What you should do:
The string "template" may appear in lines of the listing. Report each line where it does.

Records for processing:
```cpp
struct Shard {
  uint32_t global_id{0};
  DeviceBuffer pool;
  int32_t* graph{nullptr};
  int32_t* translation{nullptr};
  int32_t* selection{nullptr};
  float* nn1_stats{nullptr};
  bool ready{false};
  DeviceBuffer ps_codes, ps_params;
  int ps_state{0};
  bool ps_lossless{false};
  ggnn_measure ps_measure{GGNN_EUCLIDEAN};

  static size_t pool_bytes(const ggnn_graph_config& c)
  {
    return (static_cast<size_t>(c.N_all) * c.KBuild + 2 * static_cast<size_t>(c.ST_all)) * 4 +
           2 * sizeof(float);
  }
  void view(const ggnn_graph_config& c, void* slot_pool)
  {
    graph = static_cast<int32_t*>(slot_pool);
    translation = graph + static_cast<size_t>(c.N_all) * c.KBuild;
    selection = translation + c.ST_all;
    nn1_stats = reinterpret_cast<float*>(selection + c.ST_all);
// ... 517 lines not shown
```

ggnn_amd/csrc/engine_cabi.cpp:

```cpp
#include "engine.hpp"
#include "traversal.hpp"

namespace {
thread_local std::string g_create_error;

template <typename F>
ggnn_status guarded(ggnn_t* h, F&& f)
{
  DeviceRestoreGuard restore;
  try {
    f();
    return GGNN_OK;
  }
  catch (const Error& e) {
    (h ? h->last_error : g_create_error) = e.what();
    return e.status;
  }
  catch (const std::bad_alloc&) {
    (h ? h->last_error : g_create_error) = "out of host memory";
    return GGNN_OUT_OF_MEMORY;
  }
  catch (const std::exception& e) {
    (h ? h->last_error : g_create_error) = e.what();
    return GGNN_DEVICE_ERROR;
// ... 984 lines not shown
    if (scratch_floats)
      *scratch_floats = prescreen_scratch_floats(N_base, D, measure);
  });
}

ggnn_status ggnn_op_prescreen_encode(const float* base, uint32_t N_base, uint32_t D,
                                     ggnn_measure measure, uint8_t* codes, float* params,
                                     float* scratch, void* stream)
{
  return guarded(nullptr, [&] {
    launch_prescreen_encode(base, N_base, D, measure, codes, params, scratch,
                            static_cast<hipStream_t>(stream));
  });
}

ggnn_status ggnn_op_prescreen_probe(const uint8_t* codes, const float* params, uint32_t D,
                                    ggnn_measure measure, const float* query, uint32_t Nq,
                                    const int32_t* cand, uint32_t M, const float* crit,
                                    int32_t* reject, float* s_out, void* stream)
{
  return guarded(nullptr, [&] {
    launch_prescreen_probe(codes, params, D, measure, query, Nq, cand, M, crit, reject, s_out,
                           static_cast<hipStream_t>(stream));
  });
}

ggnn_status ggnn_op_query_prescreened(const float* base, uint32_t N_base, uint32_t D,
                                      const uint8_t* codes, const float* params,
                                      const float* query, uint32_t Nq, const int32_t* graph0,
                                      uint32_t KBuild, const int32_t* start, uint32_t num_start,
// ... 666 lines not shown
```

ggnn_amd/csrc/engine_query.cpp:

```cpp
#include "engine.hpp"

void ggnn_handle::check_query(uint64_t Nq, uint32_t D, ggnn_dtype dtype, const void* q) const
{
  GGNN_REQUIRE(dtype == base_dtype, GGNN_INVALID_ARGUMENT,
               "query data type does not match base data type");
  GGNN_REQUIRE(D == base_D, GGNN_INVALID_ARGUMENT, "query dimension does not match the base");
  GGNN_REQUIRE(Nq < 0xffffffffull, GGNN_INVALID_ARGUMENT, "too many queries");
  GGNN_REQUIRE(!Nq || q != nullptr, GGNN_INVALID_ARGUMENT, "query pointer is null");
}

ggnn_handle::Staged ggnn_handle::stage_query(DeviceCtx& ctx, const void* q, uint64_t Nq, uint32_t D, ggnn_dtype dtype,
                   ggnn_location loc, int q_gpu)
{
  Staged s;
  if (!Nq)
    return s;
  const size_t es = dtype_size(dtype);
  const bool padded = pad_D != base_D;
  if (loc == GGNN_GPU && q_gpu == ctx.device && !padded &&
      (reinterpret_cast<uintptr_t>(q) & 15u) == 0) {
    s.ptr = q;
    return s;
  }
  const hipMemcpyKind kind = loc == GGNN_GPU ? hipMemcpyDefault : hipMemcpyHostToDevice;
// ... 29 lines not shown
                 r.k,
                 r.tau,
                 r.max_iterations,
                 r.measure,
                 shards_per_gpu,
                 si,
                 d_ids,
                 d_dists,
                 nullptr,
                 nullptr};
  if (use_prescreen) {
    ql.ps_codes = sh.ps_codes.as<uint8_t>();
    ql.ps_params = sh.ps_params.as<float>();
    ql.ps_Dc = prescreen_code_dim(pad_D);
    ql.ps_lossless = sh.ps_lossless;
  }
  ql.filter_bits = df.bits;
  ql.filter_bit_offset = sh.global_id * cfg.N;
  ql.filter_table = df.table;
  ql.label_sets = df.set;
  ql.label_ranges = df.ranges;
  ql.label_masks = df.masks;
  return ql;
}

void ggnn_handle::query_device(DeviceCtx& ctx, const QueryRequest& r, const void* d_query,
                               int32_t* d_ids, float* d_dists, const QueryFilter& filter)
{
  hipStream_t stream = ctx.stream;
  const uint32_t spg = shards_per_gpu;
// ... 919 lines not shown
```

ggnn_amd/csrc/engine_residency.cpp:

```cpp
#include "engine.hpp"

void ggnn_handle::pin_host_copy()
{
  if (base_host_copy_registered || base_host_copy.empty())
    return;
  if (hipHostRegister(base_host_copy.data(), base_host_copy.size(), hipHostRegisterDefault) ==
      hipSuccess)
    base_host_copy_registered = true;
  else
    (void)hipGetLastError();
}

void ggnn_handle::drop_host_copy()
{
  if (base_host_copy_registered)
    (void)hipHostUnregister(base_host_copy.data());
  base_host_copy_registered = false;
  base_host_copy.clear();
  base_host_copy.shrink_to_fit();
}

bool ggnn_handle::has_graph() const
{
  if (!prepared || devs.empty())
// ... 155 lines not shown
  if (sh.ps_state != 0 && sh.ps_measure != measure) {
    ctx.activate();
    GGNN_HIP_CHECK(hipStreamSynchronize(ctx.stream));
    for (int i = 0; i < DeviceCtx::kShardStreams; ++i)
      if (ctx.shard_stream[i])
        GGNN_HIP_CHECK(hipStreamSynchronize(ctx.shard_stream[i]));
    sh.ps_state = 0;
    sh.ps_lossless = false;
  }
  if (sh.ps_state == 0) {
    const uint32_t Dc = prescreen_code_dim(pad_D);
    DeviceBuffer scratch;
    try {
      sh.ps_codes.alloc(static_cast<size_t>(cfg.N) * Dc);
      sh.ps_params.alloc(prescreen_param_floats(pad_D) * 4);
      scratch.alloc(prescreen_scratch_floats(cfg.N, pad_D, measure) * 4);
    }
    catch (const Error& e) {
      if (e.status != GGNN_OUT_OF_MEMORY)
        throw;
      (void)hipGetLastError();
      sh.ps_codes.release();
      sh.ps_params.release();
      sh.ps_state = -1;
      sh.ps_measure = measure;
      GGNN_LOG(0, "[GPU: %d] no memory for the pre-screen copy of part %u, continuing without",
               ctx.device, sh.global_id);
      return false;
    }
    launch_prescreen_encode(static_cast<const float*>(shard_base(ctx, si)), cfg.N, pad_D, measure,
                            sh.ps_codes.as<uint8_t>(), sh.ps_params.as<float>(),
                            scratch.as<float>(), ctx.stream);
    float header[kPsHeaderFloats];
    GGNN_HIP_CHECK(hipMemcpyAsync(header, sh.ps_params.p, sizeof(header), hipMemcpyDeviceToHost,
                                  ctx.stream));
    GGNN_HIP_CHECK(hipStreamSynchronize(ctx.stream));
    sh.ps_state = header[4] != 0.f ? 1 : -1;
    sh.ps_lossless = sh.ps_state > 0 && header[5] != 0.f;
    sh.ps_measure = measure;
    GGNN_LOG(1, "[GPU: %d] pre-screen copy of part %u (%s): scale %g, max coding error %g%s",
             ctx.device, sh.global_id, measure == GGNN_EUCLIDEAN ? "L2" : "cosine", header[0],
             header[2], sh.ps_state > 0 ? "" : " (unusable, disabled)");
    if (sh.ps_state < 0) {
      sh.ps_codes.release();
      sh.ps_params.release();
    }
  }
  return sh.ps_state > 0;
}

std::filesystem::path ggnn_handle::part_file(uint32_t shard) const
{
  return graph_dir / ("part_" + std::to_string(shard) + ".ggnn");
}

void ggnn_handle::store()
{
  GGNN_REQUIRE(has_graph(), GGNN_INVALID_STATE, "There is no graph to store.");
  if (graph_dir.empty())
    graph_dir = std::filesystem::current_path();
// ... 69 lines not shown
```

ggnn_amd/csrc/prescreen.hip:

```cpp
#include "traversal.hpp"

namespace ggnn_amd {

namespace {

constexpr uint32_t kPsBlocks = 1024;
constexpr uint32_t kPsThreads = 256;

__global__ void __launch_bounds__(kPsThreads)
    ps_minmax_kernel(const float* base, uint32_t N, uint32_t D, uint32_t B, const float* inv_norm,
                     float* partial, uint32_t* flags)
{
  const uint32_t b = blockIdx.x;
  bool bad = false;
  for (uint32_t d = threadIdx.x; d < D; d += kPsThreads) {
    float mn = inf_f(), mx = -inf_f();
    for (uint64_t r = b; r < N; r += B) {
      float v = base[r * D + d];
      bad |= !(fabsf(v) < inf_f());
      if (inv_norm)
        v *= inv_norm[r];
      bad |= !(fabsf(v) < inf_f());
      mn = fminf(mn, v);
      mx = fmaxf(mx, v);
// ... 145 lines not shown
                               (static_cast<double>(o) + static_cast<double>(s) * c);
            err += res * res;
          }
        }
      }
      *reinterpret_cast<uint4*>(out + d0) = make_uint4(w[0], w[1], w[2], w[3]);
    }
  }
  for (uint32_t off = lpr / 2; off; off >>= 1)
    err += __shfl_xor(err, off);
  if (row < N && g == 0 && err > 0.0) {
    const float e = static_cast<float>(sqrt(err)) * (1.f + 1e-6f) +
                    1e-12f * (params[3] + 255.f * s * sqrtf(static_cast<float>(Dc)));
    atomicMax(reinterpret_cast<uint32_t*>(params + 2), __float_as_uint(e));
  }
}

template <int LPR, int NCH, int MODE>
__global__ void __launch_bounds__(kWave)
    ps_probe_kernel(const uint8_t* codes, const float* params, uint32_t D, uint32_t Dc,
                    const float* query, uint32_t Nq, const int32_t* cand, uint32_t M,
                    const float* crit, int32_t* reject, float* s_out)
{
  using PS = Prescreen<LPR, NCH, MODE>;
  const uint32_t n = block_linear_index();
  if (n >= Nq)
    return;
  PS ps;
  ps.load(codes, params, Dc, query + static_cast<size_t>(n) * D, D);
  const int grp = threadIdx.x / LPR;
// ... 53 lines not shown
  if (inv_norm)
    hipLaunchKernelGGL(ps_inv_norm_kernel, grid, dim3(kPsThreads), 0, stream, base, N, D, lpr,
                       inv_norm);
  hipLaunchKernelGGL(ps_minmax_kernel, dim3(B), dim3(kPsThreads), 0, stream, base, N, D, B,
                     inv_norm, scratch, flags);
  hipLaunchKernelGGL(ps_finalize_kernel, dim3(1), dim3(kPsThreads), 0, stream, scratch, flags, D,
                     Dc, B, static_cast<int>(measure), params);
  hipLaunchKernelGGL(ps_encode_kernel, grid, dim3(kPsThreads), 0, stream, base, N, D, Dc, lpr,
                     inv_norm, codes, params);
  hipLaunchKernelGGL(ps_retry_kernel, dim3(1), dim3(1), 0, stream, params, Dc);
  hipLaunchKernelGGL(ps_encode_kernel, grid, dim3(kPsThreads), 0, stream, base, N, D, Dc, lpr,
                     inv_norm, codes, params);
  GGNN_HIP_CHECK(hipGetLastError());
}

void launch_prescreen_probe(const uint8_t* codes, const float* params, uint32_t D,
                            ggnn_measure measure, const float* query, uint32_t Nq,
                            const int32_t* cand, uint32_t M, const float* crit, int32_t* reject,
                            float* s_out, hipStream_t stream)
{
  if (!Nq || !M)
    return;
  GGNN_REQUIRE(D >= 1 && D <= 4096 && D % 4 == 0, GGNN_INVALID_ARGUMENT,
               "D must be a multiple of 4 in [4, 4096]");
  const uint32_t Dc = prescreen_code_dim(D);
  const uint32_t chunks = Dc / 16;
#define GGNN_PROBE(LPR, NCH)                                                                      \
  do {                                                                                            \
    if (measure == GGNN_EUCLIDEAN)                                                                \
      hipLaunchKernelGGL((ps_probe_kernel<LPR, NCH, kL2>), grid_for(Nq), dim3(kWave), 0, stream,  \
// ... 19 lines not shown
```

ggnn_amd/csrc/query.hip:

```cpp
#include <algorithm>

#include "query_wave.hpp"

namespace ggnn_amd {

#ifndef GGNN_QUERY_WAVES
#define GGNN_QUERY_WAVES 7
#endif
#ifndef GGNN_QUERY_WAVES_GR
#define GGNN_QUERY_WAVES_GR 7
#endif

template <typename BaseT, int LPR, int NCH, int R, int MODE, class PSC, int HB = 0, bool EARLY = false,
          bool GR = false>
__global__ void __launch_bounds__(kWave) __attribute__((
    amdgpu_waves_per_eu((R == 1 && NCH <= 3) ? (GR ? GGNN_QUERY_WAVES_GR : GGNN_QUERY_WAVES) : 1)))
query_kernel(const QueryArgs a)
{
  using FILT = NoIdFilter;
#include "query_wave_body.inc"
}

template <typename BaseT, int LPR, int NCH, int MODE, class PSC>
__global__ void __launch_bounds__(kWave) query_kernel_lds(const QueryArgs a)
// ... 19 lines not shown
#endif

struct QueryLadder {
  template <typename BaseT, int LPR, int NCH, int MODE, class PSC>
  static void launch(const QueryArgs& args, hipStream_t stream)
  {
    const uint32_t sorted = args.sorted;
    const size_t lds = wave_lds_bytes(args.cache);
    const auto go = [&](void (*kernel)(QueryArgs), size_t lds_bytes) {
      launch_wave_per_query(kernel, args, lds_bytes, stream);
    };
    const bool fits = PSC::enabled || NCH == 1;
    const uint32_t hb = (sorted <= 64 && fits) ? vis_hash_regs(args.cache - sorted) : 0;
    if constexpr (early_rows_layout<LPR, NCH, PSC>()) {
      using PSX = typename ExactOf<PSC>::type;
      const bool exact = args.ps_lossless != 0 && !std::is_same<PSX, PSC>::value;
      const bool tagged = hb == 0 && fits && args.ring && (args.tag_bits == 8 || args.tag_bits == 9);
      const bool tagged_ringless = tagged && args.max_iters <= args.cache - sorted &&
                                   hook(kHookQueryGlobalRing) != 0;
      if (args.KBuild <= 8 * kEarlySteps && sorted <= 64 && tagged_ringless &&
          hook(kHookQueryEarly) != 0) {
        const size_t tag_lds = tag_set_lds_bytes(sorted, args.cache - sorted) +
                               DistEngine<BaseT, LPR, NCH, PSC::enabled>::kQueryLdsBytes;
        if (args.tag_bits == 8)
          go(exact ? query_kernel<BaseT, LPR, NCH, 1, MODE, PSX, -8, true, true>
                   : query_kernel<BaseT, LPR, NCH, 1, MODE, PSC, -8, true, true>, tag_lds);
        else
          go(exact ? query_kernel<BaseT, LPR, NCH, 1, MODE, PSX, -9, true, true>
                   : query_kernel<BaseT, LPR, NCH, 1, MODE, PSC, -9, true, true>, tag_lds);
        return;
      }
// ... 103 lines not shown
        throw;
      (void)hipGetLastError();
      args.ring = nullptr;
    }
  }
  ScratchGuard ring_guard{args.ring, stream};
  if (use_ps) {
    GGNN_REQUIRE(a.ps_Dc == prescreen_code_dim(a.D), GGNN_INVALID_ARGUMENT,
                 "pre-screen code rows must have prescreen_code_dim(D) bytes");
    GGNN_REQUIRE((reinterpret_cast<uintptr_t>(a.ps_codes) & 15u) == 0 &&
                     (reinterpret_cast<uintptr_t>(a.ps_params) & 15u) == 0,
                 GGNN_INVALID_ARGUMENT, "pre-screen buffers must be 16-byte aligned");
    args.ps_codes = a.ps_codes;
    args.ps_params = a.ps_params;
    args.ps_Dc = a.ps_Dc;
    args.ps_lossless = (a.ps_lossless && a.measure == GGNN_EUCLIDEAN && hook(kHookPsExact) != 0) ? 1u : 0u;
  }

  if (a.label_masks.labels) {
    GGNN_REQUIRE(!a.label_sets.labels && !a.label_ranges.labels, GGNN_INVALID_ARGUMENT,
                 "label masks cannot be combined with label sets or label ranges in one launch");
    args.filter_bits = a.filter_bits;
    args.filter_bit_offset = a.filter_bit_offset;
    launch_query_labelmask(args, a.filter_table, a.label_masks, use_ps, a.measure, a.dtype, stream);
  }
  else if (a.label_ranges.labels) {
    GGNN_REQUIRE(!a.label_sets.labels, GGNN_INVALID_ARGUMENT,
                 "label ranges and label sets cannot be combined in one launch");
    args.filter_bits = a.filter_bits;
    args.filter_bit_offset = a.filter_bit_offset;
    launch_query_labelrange(args, a.filter_table, a.label_ranges, use_ps, a.measure, a.dtype, stream);
// ... 69 lines not shown
```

Written answer:
template <typename F>
template <int LPR, int NCH, int MODE>
template <typename BaseT, int LPR, int NCH, int R, int MODE, class PSC, int HB = 0, bool EARLY = false,
template <typename BaseT, int LPR, int NCH, int MODE, class PSC>
  template <typename BaseT, int LPR, int NCH, int MODE, class PSC>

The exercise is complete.